*** Block opens ***
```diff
+    *(lds_vu32 *)&X->lab_seq = 1;
+    const uint32_t win = UNI(*(lds_vu32 *)&X->win_seq) + 1u;
+    const uint32_t winhi = (win & 0xFFFFu) << 16;
+    lds_fence();
+    *(lds_vu32 *)&X->win_seq = win;
+#ifdef CSCMI_TIMERS
+    const unsigned long long t_a = __builtin_readcyclecounter();
+#endif
+    uint32_t join_bad = 0;
+    {
+        const uint32_t want = UNI(X->io_lt_head);
+        uint32_t spins = 0;
+#ifdef CSCMI_TIMERS
+        if (lds_vload(&X->lt_done) != want && lane == 0) atomicAdd(&X->wtm[52], 1u);
+#endif
+        while (lds_vload(&X->lt_done) != want) {
+            __builtin_amdgcn_s_sleep(1);
+            if ((++spins & 1023u) == 0 && (lds_vload(&X->abort) || spins > (kDpSpinLimit << 2))) {
+                if (!lds_vload(&X->abort)) *(lds_vu32 *)&X->abort = 0x40120000u | (spins & 0xFFFFu);
+                join_bad = 1;
+                break;
+            }
+        }
+        dp_fence();
+    }
+#ifdef CSCMI_TIMERS
+    const unsigned long long t_j = __builtin_readcyclecounter();
+#endif
     lit_seq++;
     d5_lit_guard(lit_seq);
     *(lds_vu32 *)&X->lit_from = umin(w0 + 8u, size);
@@ -1268,15 +1326,7 @@
         own_bit = (cc >> (7u - j)) & 1u;
         if (own_pos < size) own_p = p_lit[ctx * 256u + (cc >> (8u - j))];
     }
-    {
-        const uint32_t lastwin = UNI(*(lds_vu32 *)&X->win_seq);
-        uint32_t spins = 0;
-        while (!(lds_vload(&X->e_stop[0]) == lastwin && lds_vload(&X->e_stop[1]) == lastwin)) {
-            if ((++spins & 4095u) == 0 && (lds_vload(&X->abort) || spins > (kDpSpinLimit << 2))) { if (!lds_vload(&X->abort)) *(lds_vu32 *)&X->abort = 0x400F0000u; break; }
-        }
-        lds_fence();
-    }
-    d4_build_tables_inl();
+    const uint32_t own_upto = w0 + 8u;
     {
         uint32_t pr = L->p2b[(own_bit ? own_p : 4096u - own_p) >> 3];
         pr += (uint32_t)__shfl_xor((int)pr, 1);
@@ -1285,40 +1335,13 @@
         if ((lane & 7u) == 0 && own_pos < size) X->litp[lit_seq & 3u][own_pos & (kD4Rec - 1)] = (uint16_t)pr;
         lds_fence();
     }
-    const uint32_t own_upto = w0 + 8u;
-    uint32_t vz;
-    asm volatile("v_mov_b32 %0, 0" : "=v"(vz));
-    uint32_t vP = vz, vD = vz, vBS = (UNI(X->io_state0) << 16) | vz;
-    uint32_t vI0, vI1;
-    {
-        uint32_t i0 = UNI(X->rid[0]) | (UNI(X->rid[1]) << 16), i1 = UNI(X->rid[2]) | (UNI(X->rid[3]) << 16);
-        d5_forward_ids(X, lane, sel_rid, i0, i1);
-        vI0 = i0 | vz; vI1 = i1 | vz;
-    }
-    uint32_t v_lp = UNI(X->io_lp_int) | vz, v_reach = vz;
-    uint32_t refreshed = 0, have_new = 0;
-    {
-        const uint32_t lp0 = UNI(v_lp);
-        if (lp0 < 96u) { d6_wait_match_trees(); d4_len_price_rebuild(X->lenp_new); have_new = 1; }
-        raw_vec4 lb;
-        lb.x = vP; lb.y = vBS | (lp0 < kD5Zone2 ? (lp0 + 1u) << 24 : 0u); lb.z = vI0; lb.w = vI1;
-        *(lds_vvec4 *)&X->lab[0] = lb;
-    }
-    *(lds_vu32 *)&X->tent[0][1][0] = kD5Inf; *(lds_vu32 *)&X->tent[1][1][0] = kD5Inf; *(lds_vu32 *)&X->tent[1][2][0] = kD5Inf;
-    { raw_vec4 z; z.x = z.y = z.z = z.w = 0; *(lds_vvec4 *)&X->ver[15] = z; }
-    lds_fence();
-    *(lds_vu32 *)&X->lab_seq = 1;
-    const uint32_t win = UNI(*(lds_vu32 *)&X->win_seq) + 1u;
-    const uint32_t winhi = (win & 0xFFFFu) << 16;
-    lds_fence();
-    *(lds_vu32 *)&X->win_seq = win;
 #ifdef CSCMI_TIMERS
     const unsigned long long ts0 = __builtin_readcyclecounter();
     uint32_t n_straight = 0;
     unsigned long long *const TR = (unsigned long long *)(((uint64_t)UNI(X->tr_hi) << 32) | UNI(X->tr_lo));
     const bool tr_on = win == UNI(X->tr_win);
 #endif
-    uint32_t k = 0, kind = DP_CONT, end = 0, vnext = 0, lit_ok = own_upto, err = 0;
+    uint32_t k = 0, kind = DP_CONT, end = 0, vnext = 0, lit_ok = own_upto, err = join_bad;
     uint32_t a0l = 1, a0code = 0, a0eid = 0, a0slot = 0, fI0 = 0, fI1 = 0;
     typedef volatile __attribute__((address_space(3))) uint8_t lds_vu8;
     const uint32_t f7 = lane & 7u, l16 = lane & 15u;
@@ -1701,7 +1724,8 @@
     const unsigned long long tse = __builtin_readcyclecounter();
     if (lane == 0) { atomicAdd(&X->wtm[13], (uint32_t)(tse - ts0) >> 4); atomicAdd(&X->wtm[14], n_straight); atomicAdd(&X->wtm[15], 1u);
         atomicAdd(&X->wtm[24], (uint32_t)(ts0 - tsp) >> 4); atomicAdd(&X->wtm[25], (uint32_t)t_first >> 4); atomicAdd(&X->wtm[26], (uint32_t)t_poll >> 4);
-        atomicAdd(&X->wtm[27], (uint32_t)t_gen >> 4); atomicAdd(&X->wtm[28], n_gen); atomicAdd(&X->wtm[29], (uint32_t)(tse - t_last) >> 4); }
+        atomicAdd(&X->wtm[27], (uint32_t)t_gen >> 4); atomicAdd(&X->wtm[28], n_gen); atomicAdd(&X->wtm[29], (uint32_t)(tse - t_last) >> 4);
+        atomicAdd(&X->wtm[50], (uint32_t)(t_a - tsp) >> 4); atomicAdd(&X->wtm[51], (uint32_t)(t_j - t_a) >> 4); }
 #endif
     lds_fence();
     *(lds_vu32 *)&X->lab_seq = kD5Stop;
@@ -2083,6 +2107,9 @@
 #endif
     }
     while (done != pub) {
+#ifdef CSCMI_TIMERS
+        if (lds_vload(&X->stress) & 1u) for (int q = 0; q < 4; q++) __builtin_amdgcn_s_sleep(127);
+#endif
         const uint32_t nlit = umin(pub - done, 16u), n_a = umin(nlit, 8u), n_b = nlit - n_a;
         const uint32_t lane = c.lane, i = lane >> 3, k = lane & 7u;
         const uint32_t rec_a = *(lds_vu32 *)&X->lt_rec[(done + i) & (kD6Ring - 1)], rec_b = *(lds_vu32 *)&X->lt_rec[(done + 8u + i) & (kD6Ring - 1)];
@@ -2230,25 +2257,25 @@
                 continue;
             }
         }
-        if (!d6_join(c, X, tq, true)) return;
+#ifdef CSCMI_TIMERS
+        const bool d5_here = (lds_vload(&X->dbg) >> 8) == 0 || D5DBG(64u) || pos0 + w0 < (lds_vload(&X->dbg) >> 8) * 16u;
+        const bool d5_split = kD5Split && !D5DBG(16u) && d5_here;
+        if (!d5_split) { if (!d6_join(c, X, tq, true)) return; }
+#endif
         TM_ADD(c, 5);
         if (__builtin_expect(c.error != 0, 0)) { if (!lds_vload(&X->abort)) lds_vstore(&X->abort, c.error); return; }
         X->io_w0 = w0; X->io_gen = gen; X->io_state0 = c.state; X->io_lp_int = c.lp_rebuild_int; X->io_lit_seq = lit_seq; X->io_rq_head = rq_head;
+        X->io_lt_head = tq.lt_head;
         lds_fence();
 #ifdef CSCMI_TIMERS
         if (D5DBG(32u) && c.lane < 32) X->dbgl[c.lane] = L->len_price[c.lane];
 #endif
 #ifdef CSCMI_TIMERS
-        const bool d5_here = (lds_vload(&X->dbg) >> 8) == 0 || D5DBG(64u) || pos0 + w0 < (lds_vload(&X->dbg) >> 8) * 16u;
-#else
-        const bool d5_here = true;
-#endif
-#ifdef CSCMI_TIMERS
-        if (kD5Split && !D5DBG(16u) && d5_here) d5_spine();
+        if (d5_split) { d5_spine(); tq.lt_seen = tq.lt_head; }
         else d4_window();
 #else
-        (void)d5_here;
         d5_spine();
+        tq.lt_seen = tq.lt_head;
 #endif
 #ifdef CSCMI_TIMERS
         if (D5DBG(128u) && pos0 + w0 + 1024u >= (lds_vload(&X->dbg) >> 8) * 16u) { for (int q = 0; q < 100; q++) __builtin_amdgcn_s_sleep(127); }
@@ -2536,7 +2563,7 @@
     if (threadIdx.x < 2) { X->e_prog[threadIdx.x] = 0xFFFF0000u; X->e_stop[threadIdx.x] = 0; }
     if (threadIdx.x == 0) { X->lab_seq = 0; X->win_seq = 0; X->lt_pub = 0; X->lt_done = 0; X->mt_pub = 0; X->mt_done = 0; }
 #ifdef CSCMI_TIMERS
-    if (threadIdx.x == 0) { X->dbg = (uint32_t)c.S->stats.trace[63][0]; X->tr_win = (uint32_t)(c.S->stats.trace[63][0] >> 32);
+    if (threadIdx.x == 0) { X->dbg = (uint32_t)c.S->stats.trace[63][0]; X->tr_win = (uint32_t)(c.S->stats.trace[63][0] >> 32); X->stress = (uint32_t)c.S->stats.trace[61][1];
         const uint64_t ta = (uint64_t)(uintptr_t)&c.S->stats.trace[0][0]; X->tr_lo = (uint32_t)ta; X->tr_hi = (uint32_t)(ta >> 32); }
 #endif
     if (threadIdx.x < 4) (&g_lds4.q.pub)[threadIdx.x] = 0;
@@ -2626,6 +2653,6 @@
 #ifdef CSCMI_TIMERS
     for (int q = 2; q < 8; q++) c.tm[8 + q] += lds_vload(&X->stat[q]);
     if (g_lds4.x.dbgl[31] && c.S->stats.trace[61][0] == 0 && c.lane < 4 && g_lds4.x.dbgq[c.lane][2]) { unsigned long long *T = c.S->stats.trace[60]; T[12 * 0 + c.lane * 3 + 0] = g_lds4.x.dbgq[c.lane][0] + ((unsigned long long)g_lds4.x.dbgq[c.lane][4] << 32); T[c.lane * 3 + 1] = g_lds4.x.dbgq[c.lane][1] + ((unsigned long long)g_lds4.x.dbgq[c.lane][3] << 32); T[c.lane * 3 + 2] = g_lds4.x.dbgq[c.lane][2]; c.S->stats.trace[61][0] = 1; }
-    if (c.lane == 0) for (int q = 0; q < 52; q++) atomicAdd((unsigned long long *)&c.S->stats.trace[q / 12][q % 12], (unsigned long long)lds_vload(&X->wtm[q]));
-#endif
-}
+    if (c.lane == 0) for (int q = 0; q < 54; q++) atomicAdd((unsigned long long *)&c.S->stats.trace[q / 12][q % 12], (unsigned long long)lds_vload(&X->wtm[q]));
+#endif
+}
```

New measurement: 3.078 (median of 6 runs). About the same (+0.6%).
*** Block closes ***
**INSTRUCTIONS TO FOLLOW**
Within the records, on how many lines does the word "stress" appear? Provide the number alone.

**PROBLEM SOLUTION**
2